Saturday, March 10, 2012

Spring Break book-reading

Begun

  • Children and Fire, by Ursula Hegi, on recommendation from my mother. Begun yesterday and already halfway through. Mainly takes place in 1934 in Germany in a small school. So far so good.
  • Common Ground: A Turbulent Decade in the Lives of Three American Families, by J. Anthony Lukas, on recommendation from a friend and also because of my Charlestown assignment. I am not usually patient with long expositions about the four and five generations leading up to our characters, but I am, so far, appreciating both the stories and what their histories are adding to the book.
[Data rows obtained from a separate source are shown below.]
-        if (lane == 0) { imgI[nImg][0] = gx0; imgI[nImg][1] = gy0; imgI[nImg][2] = nyc; imgI[nImg][3] = ncols; imgI[nImg][4] = code; imgF[nImg][0] = fz0; imgF[nImg][1] = fz1; }
-        nImg++;
+        const float sx0 = fz0 * Lt.cx, sx1 = fz1 * Lt.cx;
+#pragma nounroll
+        for (int ky = -1; ky <= 1; ky++) {
+            const float ty = ky * Lt.by + kz * Lt.cy;
+            float fy0 = (Y0 - ty - (sy0 > sy1 ? sy0 : sy1)) / Lt.by - feps, fy1 = (Y1 - ty - (sy0 < sy1 ? sy0 : sy1)) / Lt.by + feps;
+            if (fy1 < 0.f || fy0 >= 1.f) continue;
+            fy0 = fy0 < 0.f ? 0.f : fy0; fy1 = fy1 > 1.f ? 1.f : fy1;
+            const float ux0 = fy0 * Lt.bx, ux1 = fy1 * Lt.bx;
+            const int gy0 = (int)(fy0 * p.ncy);
+            int gy1 = (int)(fy1 * p.ncy);
+            gy1 = gy1 > p.ncy - 1 ? p.ncy - 1 : gy1;
+            const int nyc = gy1 - gy0 + 1;
+#pragma nounroll
+            for (int kx = -1; kx <= 1; kx++) {
+                const float tx = kx * Lt.ax + ky * Lt.bx + kz * Lt.cx;
+                float fx0 = (X0 - tx - (sx0 > sx1 ? sx0 : sx1) - (ux0 > ux1 ? ux0 : ux1)) / Lt.ax - feps, fx1 = (X1 - tx - (sx0 < sx1 ? sx0 : sx1) - (ux0 < ux1 ? ux0 : ux1)) / Lt.ax + feps;
+                if (fx1 < 0.f || fx0 >= 1.f) continue;
+                fx0 = fx0 < 0.f ? 0.f : fx0; fx1 = fx1 > 1.f ? 1.f : fx1;
+                const int gx0 = (int)(fx0 * p.ncx);
+                int gx1 = (int)(fx1 * p.ncx);
+                gx1 = gx1 > p.ncx - 1 ? p.ncx - 1 : gx1;
+                const int ncols = (gx1 - gx0 + 1) * nyc;
+                const int code = (kz + 1) * 9 + (ky + 1) * 3 + (kx + 1);
+                if (lane == 0) { imgI[nImg][0] = gx0; imgI[nImg][1] = gy0; imgI[nImg][2] = nyc; imgI[nImg][3] = ncols; imgI[nImg][4] = code; imgF[nImg][0] = fz0; imgF[nImg][1] = fz1; }
+                nImg++;
+            }
+        }
     }
     __builtin_amdgcn_fence(__ATOMIC_RELEASE, "wavefront");
     __builtin_amdgcn_wave_barrier();
@@ -374,7 +391,9 @@
         ipos[lane] = make_float4((float)q0.x, (float)q1.x, (float)q0.y, (float)q1.y); iposZ[lane] = make_float2((float)q0.z, (float)q1.z);
     }
     int filtered = 32;
+    const long long tProlog = now();
     auto exactFilter = [&]() {
+        const long long te0 = now();
         __builtin_amdgcn_fence(__ATOMIC_RELEASE, "wavefront");
         __builtin_amdgcn_wave_barrier();
         int out = filtered;
@@ -385,7 +404,8 @@
             float px = 0.f, py = 0.f, pz = 0.f;
             if (keep) {
                 const int sc = (e >> SNB_JSHIFT_BITS) & 127;
-                const int kx = sc / 25 - 2, ky = (sc % 25) / 5 - 2, kz = sc % 5 - 2;
+                const int c25 = (sc * 41) >> 10, r25 = sc - 25 * c25, c5 = (r25 * 13) >> 6;
+                const int kx = c25 - 2, ky = c5 - 2, kz = r25 - 5 * c5 - 2;
                 const auto q = p.posq[e & SNB_JIDX_MASK];
                 px = (float)q.x + kx * Lt.ax + ky * Lt.bx + kz * Lt.cx; py = (float)q.y + ky * Lt.by + kz * Lt.cy; pz = (float)q.z + kz * Lt.cz;
             }
@@ -407,6 +427,7 @@
         count = out; filtered = out;
         __builtin_amdgcn_fence(__ATOMIC_RELEASE, "wavefront");
         __builtin_amdgcn_wave_barrier();
+        tkExact += now() - te0;
     };
 
     for (int s = 0; s < p.nSubsets && !failed; s++) {
@@ -416,38 +437,46 @@
         int nCmb = 0;
 
         auto runCandidates = [&]() {
+            const long long tw0 = now(), nested0 = tkExact + tkFlush;
             __builtin_amdgcn_fence(__ATOMIC_RELEASE, "wavefront");
             __builtin_amdgcn_wave_barrier();
             const int len = lane < nCmb ? cmbPrefix[lane] : 0;
             int incl = len;
 #pragma unroll
             for (int o = 1; o < 64; o <<= 1) { const int t = __shfl_up(incl, o, 64); if (lane >= o) incl += t; }
-            const int total = __shfl(incl, 63, 64);
-            __builtin_amdgcn_wave_barrier();
-            cmbPrefix[lane] = incl - len;
+            const int total = __builtin_amdgcn_readfirstlane(__shfl(incl, 63, 64));
+            {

It's also really fun to read about Boston. I know this city's places better than anywhere else I've lived, including Bradenton. My small group visited Charlestown for a few hours on Wednesday and I have already gotten to recognize places from Charlestown in the book. Really neat. Have long wanted to understand better about civil rights era and decade or so thereafter, and didn't think about the dovetail with this until after I started reading.
  • Childism: Confronting Prejudice Against Children, by Elisabeth Young-Bruehl. I got this from the Mugar new book section and started it optimistically at the beginning of the semester. I've lost momentum but I think it is going to be really interesting, so am going to try to pick it back up.

Planned:

  • Pet Sematary, Stephen King. This is mostly because I read a John Grisham novel at the beginning of the semester (then answered a question in MCH policymaking with information I'd learned from it, haha) and while at the public library the other day was like, well I guess I'll read something by Stephen King and eventually Tom Clancy, too. (?)
  • The Beekeeer's Apprentice, by Laurie R. King. It was near Pet Sematary and I'd heard of it and was in that euphoric library mood where you're like, all of these books are freeeeeeee, freeeeeeeee!
  • The Hot Zone, by Richard Preston. Public health thriller! I read Maryn McKenna's Superbug: The Fatal Menace of MRSA over Christmas (so cheery) and enjoyed it a lot. Also a recommendation from a friend (same friend as Common Ground, actually).

Potential:

  • Something by Atul Gawande. SPH profs love to assign his New Yorker articles for light reading and I always enjoy them.
  • The Power Broker: Robert Moses and the Fall of New York, by Robert A. Caro I keep hearing good things about this. Might not be in the mood so soon after Common Ground.
ETA: also possibly my friend-from-high-school Patrick's draft of his second book if he finishes it soon!